Mining and technology entrepreneur Charlie Bass has flagged six industries, including medicine, agriculture and the arts, that offer Western Australia the opportunity to forge a more sustainable economy.
Mining and technology entrepreneur Charlie Bass has flagged six industries, including medicine, agriculture and the arts, that offer Western Australia the opportunity to forge a more sustainable economy.
Mr Bass, who founded and chairs the Centre for Entrepreneurial Research and Innovation (Ceri) in Nedlands, told a Business News Success & Leadership breakfast this morning he believes these sectors can help lead the state's transition from a reliance on the resources industry.
“These are industries that are high-knowledge, high-value and export-oriented, that stay here (and) aren’t designed to go ‘how do we make a billion dollars or sell out here’, that stay and drive our economy well in to the future,” Mr Bass said.
“And the industry isn’t one company, we need to develop it.
“The medical side is certainly one that stands out to me; we’ve got agriculture, we’ve got power, aquaculture, we’ve got the cyber centre up at Joondalup.”
Mr Bass also highlighted the importance of the local arts industry.
“We have the Western Australian Academy of Performing Arts, which is unique in the world because it’s not just actors and musicians, it's staging and lighting, and nobody else is doing this and they create amazing things there,” Mr Bass said.
“Yet we don’t see anything coming out of it.
“We have nanotechnology here that’s as good as anywhere, and little bits are coming out, but not industry-scale things; it’ll happen.
“The young ones – they’re more doing apps, they’re more doing software.
“It’s a different direction to what my vision is.”
Philanthropy
Ceri provides local researchers with mentors, business advice and potential investors.
The organisation was set up in 2015, however, Mr Bass said his desire to be involved in philanthropic initiatives emerged in the early 2000s.
“As a family we realised education is the greatest gift you can give,” he said.
“Small towns don’t have the advantages we have, and the kids don’t have the advantages we have.
“So we’ve got to break that cycle that happens out there.”
One of Mr Bass’s philanthropic projects has been his involvement with an indigenous education program at Wesley College.
“They bring kids in from all over WA, and they give them pride in themselves,” Mr Bass told the forum.
“They’re graduating and they’re going to universities, they’re really changing things.
“When they go back to their communities, they’re telling the other kids ‘you’ve got to get an education’.”
Mr Bass said his focus within philanthropy had been to provide long-term funding.

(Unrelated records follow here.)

template <bool FULL, bool HAS1, bool DET = false>
__device__ __forceinline__ void qkf_p2_dual(const QkfTile& t0, const QkfTile& t1, v2d (&fr)[4], v2d (&fs)[4], QkfStream cur, const int ps, const int nn, const int kmax, lds_v2d* xo, const int q,
                                            const int j, const QkfStream nxt, const bool nxt_p1, const unsigned n1, const QkfTurn turn = QkfTurn{nullptr, 0, nullptr, nullptr}) {
  if constexpr (DET) {
    qkf_p2_dual_turn<FULL, HAS1, DET>(t0, t1, fr, fs, cur, ps, nn, kmax, xo, q, j, nxt, nxt_p1, n1, turn);
    return;
  }
  lds_double* d = (lds_double*)(xo + q * TILE + j);
  lds_double* d1 = d + 2 * QKF_XBLOCK;
  constexpr long rs = 2 * QKF_XSTEP;
  const v4d s0 = t0.re + t0.im, s1 = HAS1 ? t1.re + t1.im : s0;
  const v2d *const c0 = cur.base, *const c1 = cur.base + cur.step, *const c2 = cur.base + 2 * cur.step, *const c3 = cur.base + 3 * cur.step;
  unsigned off = cur.off;
#pragma unroll 1
  for (int tn = 0; tn + 1 < nn; ++tn) {
    off += TILE;
    qkf_p2_block<FULL, HAS1>(t0, t1, s0, s1, fr, kmax, c0, c1, c2, c3, off, d, d1, rs);
    d += 2 * ps, d1 += 2 * ps;
  }
  qkf_p2_block<FULL, HAS1>(t0, t1, s0, s1, fr, kmax, nxt.base, nxt.base + nxt.step, nxt.base + 2 * nxt.step, nxt.base + 3 * nxt.step, nxt.off, d, d1, rs);
}

template <int NW, int XCAP, int WPS, bool DET = false>
__global__ __launch_bounds__(64 * NW, WPS) void qk_sweep_fused_dual_kernel(const SweepArgs g) {
  constexpr int NT = 64 * NW;
  extern __shared__ __attribute__((aligned(16))) double lds_raw[];
  lds_v2d* const XL = (lds_v2d*)lds_raw;
  long long* const slot = reinterpret_cast<long long*>(lds_raw + 2 * XCAP);
  const v2d* const xdata = reinterpret_cast<const v2d*>(g.xdata);
  const v2d* const ydata = reinterpret_cast<const v2d*>(g.ydata);
  v2d* const G0 = reinterpret_cast<v2d*>(g.scratch) + (long long)blockIdx.x * 2 * g.x_plane;
  const int tid = threadIdx.x, lane = tid & 63;
  const int wave = __builtin_amdgcn_readfirstlane(tid >> 6);
  const int j = lane & 15, q = lane >> 4;
  const int ns = g.n_sites;
  __attribute__((address_space(3))) double* const zacc = (__attribute__((address_space(3))) double*)(slot + 2);
  lds_v4i* const rec = (lds_v4i*)(slot + 2 + 32);
  long long* const m_off = reinterpret_cast<long long*>(slot + 2 + 32) + 6 * (long long)ns;
  lds_int* const tbroken = (lds_int*)(m_off + 2 * (long long)ns);
  lds_int* const turn0 = tbroken + 2;
  auto rfl = [&](const int v) __attribute__((always_inline)) { return __builtin_amdgcn_readfirstlane(v); };
  auto ldl = [&](const long long* p_) __attribute__((always_inline)) {
    const long long v = *p_;
    const unsigned lo = __builtin_amdgcn_readfirstlane((unsigned)v);
    const unsigned hi = __builtin_amdgcn_readfirstlane((unsigned)((unsigned long long)v >> 32));
    return (long long)(((unsigned long long)hi << 32) | lo);
  };
  auto site = [&](const int k) __attribute__((always_inline)) {
    const v4i r0 = rec[3 * k], r1 = rec[3 * k + 1], r2 = rec[3 * k + 2];
    QkfSite s;
    s.a = rfl(r0.x), s.a2 = rfl(r0.y), s.b = rfl(r0.z), s.b2 = rfl(r0.w);
    s.at = rfl(r1.x), s.nks = rfl(r1.y), s.W = rfl(r1.z), s.small = rfl(r1.w) != 0;
    s.inv = rfl(r2.x);
    s.ps = rfl(r2.y), s.pd = 1 << s.ps, s.next = rfl(r2.z);
    s.mt = s.a / TILE, s.nt = s.b2 / TILE, s.nn = s.a2 / TILE;
    s.Ak = xdata + ldl(m_off + 2 * k);
    s.Bk = ydata + ldl(m_off + 2 * k + 1);
    return s;
  };
  auto pair_of = [&](const QkfSite& s, const int v) __attribute__((always_inline)) { return qk_unit_decode_ordered(v, s.ps, s.mt, s.inv); };
  auto b_stream = [&](const QkfSite& s, const int s0, const int v, const int half) __attribute__((always_inline)) {
    const QkUnit un = pair_of(s, v);
    return QkfStream{s.Bk + un.p * s.b2, (unsigned)((q * s.pd) * s.b2 + (s0 + 2 * un.tc + half) * TILE + j), 4 * s.pd * s.b2};
  };
  struct Unit {
    bool mine, has1;
    int v, half;
  };
  auto unit_of = [&](const QkfSite& s, const int w, const int units, const int r0) __attribute__((always_inline)) {
    Unit un;
    const int left = units - r0;
    const bool halves = 2 * left <= NW;
    un.half = (halves && wave >= left) ? 1 : 0;
    un.v = r0 + wave - (un.half ? left : 0);
    const int tp = pair_of(s, un.v).tc;
    const bool second = 2 * tp + 1 < w;
    un.mine = un.v < units && (un.half == 0 || second);
    un.has1 = !halves && second;
    return un;
  };
  auto a_stream = [&](const QkfSite& s, const int v) __attribute__((always_inline)) {
    const QkUnit un = pair_of(s, v);
    return QkfStream{s.Ak + un.p * s.a2, (unsigned)(((un.ta * TILE + q) * s.pd) * s.a2 + j), 4 * s.pd * s.a2};
  };
  QKF_PROF_DECL();
  const int xcc = qk_xcc_id();
  int gang_round = 0;
  if (tid == 0) qk_tail_start(g);
  if (tid == QKF_PULLER(NT)) qkf_pull_next(g, xcc, gang_round, slot);
  __syncthreads();
  long long p = slot[0];
  int psel = 0;
  auto table_of = [&](const long long pp) __attribute__((always_inline)) {
    if (pp < 0) return;
    const int xi_ = g.pairs[2 * pp], yj_ = g.pairs[2 * pp + 1];
    qkf_step_table<XCAP, NT>(g, xi_, yj_, rec, m_off, tid, [](const int pmt, const int nt) { return pmt * ((nt + 1) / 2) <= NW; });
  };
  table_of(p);
  while (p >= 0) {
    const int xi = g.pairs[2 * p], yj = g.pairs[2 * p + 1];
    const int ek = g.edge_k, k_hi = ns - ek;
    const bool edges = ek > 0;
    if (!edges)
      for (int e = tid; e < TILE * TILE; e += NT) XL[e] = (v2d){e == 0 ? 1.0 : 0.0, 0.0};
    if constexpr (DET)
      for (int e = tid; e < 2 * g.turn_ints + 2; e += NT) tbroken[e] = 0;
    int tsel = 0;
    __syncthreads();
    bool xg = false;
    int cur = 0, xb = 0;
    if (edges) {
      const v4i r0 = rec[3 * ek];
      const int a_e = rfl(r0.x), b_e = rfl(r0.z);
      xg = a_e * b_e > XCAP;
      qkf_edge_prefix<NW, QKF_EDGE_PAIRS(WPS), QKF_EDGE_SETS(WPS)>(g, xi, yj, a_e, b_e, XL, G0, xg, wave, q, j);
      __syncthreads();
    }
    QKF_STAMP(0);
    QkfTile T0, T1;
    v2d fr[4], fs[4];
    bool primed = false;
    QkfSite sn = site(ek);
    for (int k = ek; k < k_hi;) {
      const QkfSite sc = sn;
      k = sc.next;
      if (k < k_hi) sn = site(k);
      const int a = sc.a, a2 = sc.a2, b = sc.b, mt = sc.mt, nt = sc.nt, W = sc.W;
      const bool small = sc.small;
      v2d* const Gc = G0 + (long long)cur * g.x_plane;
      v2d* const Gn = G0 + (long long)(cur ^ 1) * g.x_plane;
      if (small && xg) {
        for (int e = tid; e < a * b; e += NT) XL[e] = Gc[e];
        __syncthreads();
        xg = false, xb = 0;
      } else if (!small && !xg) {
        for (int e = tid; e < a * b; e += NT) Gc[e] = XL[xb + e];
        __syncthreads();
        xg = true;
      }
      const int n_out = sc.b2 * a2;
      const bool pingpong = small && a * b + n_out <= XCAP;
      const int ob = !small ? 0 : pingpong ? (xb == 0 ? XCAP - n_out : 0) : 0;
      if (pingpong && !DET)
        for (int e = tid; e < n_out; e += NT) XL[ob + e] = (v2d){0.0, 0.0};
      QKF_STAMP(1);
      for (int s0 = 0; s0 < nt; s0 += W) {
        const int w = min(W, nt - s0), units = sc.pd * mt * ((w + 1) >> 1);
        lds_int* const tcur = turn0 + tsel * g.turn_ints;
        if constexpr (DET) {
          for (int e = tid; e < g.turn_ints; e += NT) turn0[(tsel ^ 1) * g.turn_ints + e] = 0;
        } else if (!small) {
          for (int e = tid; e < w * TILE * a2; e += NT) XL[e] = (v2d){0.0, 0.0};
          QKF_STEP_BARRIER();
        }
        for (int r0 = 0; r0 < units; r0 += NW) {
          const Unit un = unit_of(sc, w, units, r0);
          const int v = un.v;
          const bool mine = un.mine, has1 = un.has1;
          const QkUnit pr = pair_of(sc, v);
          const int tp = pr.tc, ta = pr.ta;
          if (mine) {
            const QkfStream bs = b_stream(sc, s0, v, un.half), as = a_stream(sc, v);
            const unsigned xoff = (unsigned)(ta * (b * TILE) + q * TILE + j);
            if (xg) {
              if (has1) qkf_p1_dual<true>(T0, T1, fr, fs, primed, bs, (const v2d*)Gc, xoff, sc.nks, as);
              else qkf_p1_dual<false>(T0, T1, fr, fs, primed, bs, (const v2d*)Gc, xoff, sc.nks, as);
            } else {
              if (has1) qkf_p1_dual<true>(T0, T1, fr, fs, primed, bs, (const lds_v2d*)(XL + xb), xoff, sc.nks, as);
              else qkf_p1_dual<false>(T0, T1, fr, fs, primed, bs, (const lds_v2d*)(XL + xb), xoff, sc.nks, as);
            }
          }
          QKF_STAMP(2);
          if (small && r0 == 0 && !(DET && pingpong)) {
            QKF_STEP_BARRIER();
            if (!pingpong && !DET) {
              for (int e = tid; e < n_out; e += NT) XL[e] = (v2d){0.0, 0.0};
              QKF_STEP_BARRIER();
            }
          }
          QKF_STAMP(3);
          if (mine) {
            const int kmax = min(4, (sc.at - ta * TILE + 3) >> 2);
            QkfStream nxt = a_stream(sc, v);
            bool np1 = false;
            if (r0 + NW < units) {
              const Unit nu = unit_of(sc, w, units, r0 + NW);
              if (nu.mine) nxt = b_stream(sc, s0, nu.v, nu.half), np1 = true;
            } else if (s0 + W < nt) {
              const int w2 = min(W, nt - s0 - W);
              const Unit nu = unit_of(sc, w2, sc.pd * mt * ((w2 + 1) >> 1), 0);
              if (nu.mine) nxt = b_stream(sc, s0 + W, nu.v, nu.half), np1 = true;
            } else if (k < k_hi) {
              const int w2 = min(sn.W, sn.nt);
              const Unit nu = unit_of(sn, w2, sn.pd * sn.mt * ((w2 + 1) >> 1), 0);
              if (nu.mine) nxt = b_stream(sn, 0, nu.v, nu.half), np1 = true;
            }
            const unsigned nd1 = 0;
            lds_v2d* const xo = XL + ob + (2 * tp + un.half) * QKF_XBLOCK;
            const QkfTurn tp_turn{tcur + (2 * tp + un.half) * sc.nn, sc.pd * ta + pr.p, tbroken, g.err};
            if (has1) {
              if (kmax == 4) qkf_p2_dual<true, true, DET>(T0, T1, fr, fs, a_stream(sc, v), w * QKF_XBLOCK, sc.nn, 4, xo, q, j, nxt, np1, nd1, tp_turn);
              else qkf_p2_dual<false, true, DET>(T0, T1, fr, fs, a_stream(sc, v), w * QKF_XBLOCK, sc.nn, kmax, xo, q, j, nxt, np1, nd1, tp_turn);
            } else {
              if (kmax == 4) qkf_p2_dual<true, false, DET>(T0, T1, fr, fs, a_stream(sc, v), w * QKF_XBLOCK, sc.nn, 4, xo, q, j, nxt, np1, nd1, tp_turn);
              else qkf_p2_dual<false, false, DET>(T0, T1, fr, fs, a_stream(sc, v), w * QKF_XBLOCK, sc.nn, kmax, xo, q, j, nxt, np1, nd1, tp_turn);
            }
            primed = np1;
          }
          QKF_STAMP(4);
        }
        QKF_STEP_BARRIER();
        tsel ^= 1;
        QKF_STAMP(5);
        if (!small && nt > W) {
          for (int tn = 0; tn < sc.nn; ++tn)
            for (int e = tid; e < w * QKF_XBLOCK; e += NT) Gn[(long long)tn * (sc.b2 * TILE) + s0 * QKF_XBLOCK + e] = XL[tn * w * QKF_XBLOCK + e];
          __syncthreads();
        }
      }
      if (!small) {
        if (nt > W) cur ^= 1;
        else xg = false, xb = 0;
      } else {
        xb = ob;
      }
    }
    if (tid == QKF_PULLER(NT)) qkf_pull_next(g, xcc, gang_round, slot + (psel ^ 1));
    if (edges) {
      const v4i r0 = rec[3 * (k_hi - 1)];
      const int a_e = rfl(r0.y), b_e = rfl(r0.w);
      qkf_edge_suffix<NW, QKF_EDGE_PAIRS(WPS), QKF_EDGE_SETS(WPS)>(g, xi, yj, a_e, b_e, (const lds_v2d*)(XL + xb), (const v2d*)(G0 + (long long)cur * g.x_plane), xg, zacc, wave, q, j);
    }
    __syncthreads();
    const long long pn = slot[psel ^ 1];
    if (tid == 0) {
      v2d zz = {0.0, 0.0};
      if (edges)
        for (int w_ = 0; w_ < NW; ++w_) zz.x += zacc[2 * w_], zz.y += zacc[2 * w_ + 1];
      else zz = xg ? G0[(long long)cur * g.x_plane] : (v2d)XL[xb];
      g.values[p] = zz.x * zz.x + zz.y * zz.y;
      if (g.z) {
        g.z[2 * p] = zz.x;
        g.z[2 * p + 1] = zz.y;
      }
    }
    table_of(pn);
    if (!edges) __syncthreads();
    p = pn, psel ^= 1;
    QKF_STAMP(6);
  }
  if (tid == 0) qk_tail_exit(g);
  QKF_PROF_FLUSH();
}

“The desire was always to give, but to give not as a once-off,” he said
“To be able to make a long-term commitment ... you want to be able to make sure there is enough there for five years.”
Mr Bass said there were a number of dimensions that motivated him when he established Ceri.
“One was thinking about the education for disadvantaged kids; I thought 'what’s education at the other end of the spectrum?',” he said.
“The other was all these boom, busts and especially that places like WA suffer.
“It doesn’t matter what colour of government we have, we keep depending on our iron ore and oil and gas.
“And it’s not going to be there forever and I reckon probably within two generations that iron ore and oil and gas, we can’t live off.
“We’ve got to be able to build new industries.
“So I looked around and I thought 'well, what do we have here?'
“Well, we have a lot of smart people and we have amazing research facilities that are equal of any in the world.”
Mr Bass was critical of the current relationship between the state government and entrepreneurship.
“The sad thing out here (WA), is the short termism,” he said.
“The Queensland government has put in something like $500 million into their entrepreneurship and innovation sector, and we put in $20 million; it’s pretty sad.
“The system is broke; as an outsider working very closely with our universities and research institutes, you can see.
“There are better ways than the way we’ve been doing it.”
Mining
Throughout his career, Mr Bass has been heavily involved in the resources industry, originally working for US mining company Amax, which sent him to Australia in the 1970s.
He then established mining software company Metech in 1980 in Perth, which he said gave him an insight into the mechanics of junior and mid-sized mining companies in WA.
While working at Metech, Mr Bass formed a friendship with Tony Poli, who would go on to become his business partner.
The pair set up gold miner Eagle Mining and later iron ore-focused Aquila Resources, with both companies sold at opportune times.
Eagle was subject to a hostile takeover in the early 1990s, with the gold price collapsing soon after the acquisition.
Aquila was sold for $1.4 billion in 2014 following a hostile takeover bid, with the state’s iron ore expansion boom coming to an end soon after.